_WHAT YOU HAVE TO DO:_ Pick each line containing the word "float" out of the data below.

_Dataset excerpts:_
###

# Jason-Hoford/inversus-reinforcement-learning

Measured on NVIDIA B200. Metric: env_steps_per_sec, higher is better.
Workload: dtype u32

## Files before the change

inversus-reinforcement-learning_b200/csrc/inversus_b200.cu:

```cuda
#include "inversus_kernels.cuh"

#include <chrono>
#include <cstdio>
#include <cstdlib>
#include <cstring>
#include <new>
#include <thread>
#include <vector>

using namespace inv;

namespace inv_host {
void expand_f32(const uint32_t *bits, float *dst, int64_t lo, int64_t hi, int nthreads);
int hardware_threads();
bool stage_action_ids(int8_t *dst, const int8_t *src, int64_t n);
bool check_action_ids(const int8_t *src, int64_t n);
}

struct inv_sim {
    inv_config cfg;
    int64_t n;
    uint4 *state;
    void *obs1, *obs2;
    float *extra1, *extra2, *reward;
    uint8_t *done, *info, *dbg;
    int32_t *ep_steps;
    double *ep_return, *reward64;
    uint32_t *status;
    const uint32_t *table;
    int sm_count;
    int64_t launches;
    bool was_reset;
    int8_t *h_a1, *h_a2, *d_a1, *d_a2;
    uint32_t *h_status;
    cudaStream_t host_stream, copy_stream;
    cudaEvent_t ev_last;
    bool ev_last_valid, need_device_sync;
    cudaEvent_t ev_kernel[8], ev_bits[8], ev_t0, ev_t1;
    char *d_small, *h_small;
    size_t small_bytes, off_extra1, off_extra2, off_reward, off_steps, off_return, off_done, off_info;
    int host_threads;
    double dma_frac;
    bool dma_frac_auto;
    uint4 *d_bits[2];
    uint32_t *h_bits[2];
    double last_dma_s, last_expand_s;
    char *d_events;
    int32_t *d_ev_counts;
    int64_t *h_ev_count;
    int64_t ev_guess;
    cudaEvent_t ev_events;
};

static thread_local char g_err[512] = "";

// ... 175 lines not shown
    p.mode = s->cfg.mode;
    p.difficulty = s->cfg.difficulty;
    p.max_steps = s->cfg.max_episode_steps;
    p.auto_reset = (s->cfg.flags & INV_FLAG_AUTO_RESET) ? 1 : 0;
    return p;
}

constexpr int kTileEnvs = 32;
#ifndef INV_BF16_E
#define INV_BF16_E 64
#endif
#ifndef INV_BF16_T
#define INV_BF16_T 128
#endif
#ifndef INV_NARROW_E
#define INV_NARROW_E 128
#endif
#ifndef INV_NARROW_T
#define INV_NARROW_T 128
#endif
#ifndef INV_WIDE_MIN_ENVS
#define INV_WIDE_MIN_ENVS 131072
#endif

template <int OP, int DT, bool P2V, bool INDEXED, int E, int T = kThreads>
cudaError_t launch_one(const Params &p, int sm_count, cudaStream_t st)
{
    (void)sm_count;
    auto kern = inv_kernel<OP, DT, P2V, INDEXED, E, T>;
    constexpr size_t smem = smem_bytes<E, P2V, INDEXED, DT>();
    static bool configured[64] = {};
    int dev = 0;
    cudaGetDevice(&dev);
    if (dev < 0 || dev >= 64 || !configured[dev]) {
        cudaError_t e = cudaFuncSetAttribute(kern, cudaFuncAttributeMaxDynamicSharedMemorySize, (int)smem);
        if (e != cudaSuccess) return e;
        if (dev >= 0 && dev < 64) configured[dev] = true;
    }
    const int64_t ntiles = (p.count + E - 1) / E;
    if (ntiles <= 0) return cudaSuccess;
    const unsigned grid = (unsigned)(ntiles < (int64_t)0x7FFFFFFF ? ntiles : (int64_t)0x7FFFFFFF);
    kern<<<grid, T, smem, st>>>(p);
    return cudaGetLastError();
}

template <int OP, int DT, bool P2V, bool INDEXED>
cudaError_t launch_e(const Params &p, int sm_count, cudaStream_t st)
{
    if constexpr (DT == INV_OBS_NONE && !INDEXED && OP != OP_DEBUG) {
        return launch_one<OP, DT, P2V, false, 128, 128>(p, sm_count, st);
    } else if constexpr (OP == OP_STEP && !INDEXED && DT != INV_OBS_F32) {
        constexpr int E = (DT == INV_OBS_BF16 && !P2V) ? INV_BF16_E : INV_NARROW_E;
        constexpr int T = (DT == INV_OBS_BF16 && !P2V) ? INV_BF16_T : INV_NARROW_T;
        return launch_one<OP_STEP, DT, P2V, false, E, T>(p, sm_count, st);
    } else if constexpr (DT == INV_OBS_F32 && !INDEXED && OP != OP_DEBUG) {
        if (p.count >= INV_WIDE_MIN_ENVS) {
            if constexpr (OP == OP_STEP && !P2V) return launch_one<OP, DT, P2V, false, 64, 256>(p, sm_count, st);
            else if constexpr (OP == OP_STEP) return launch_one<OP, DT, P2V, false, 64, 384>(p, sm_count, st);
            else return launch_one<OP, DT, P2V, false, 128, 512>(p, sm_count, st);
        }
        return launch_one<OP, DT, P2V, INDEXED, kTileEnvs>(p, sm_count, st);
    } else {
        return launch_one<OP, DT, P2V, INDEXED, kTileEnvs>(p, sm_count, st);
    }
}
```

###

_RESPONSE:_
void expand_f32(const uint32_t *bits, float *dst, int64_t lo, int64_t hi, int nthreads);
    float *extra1, *extra2, *reward;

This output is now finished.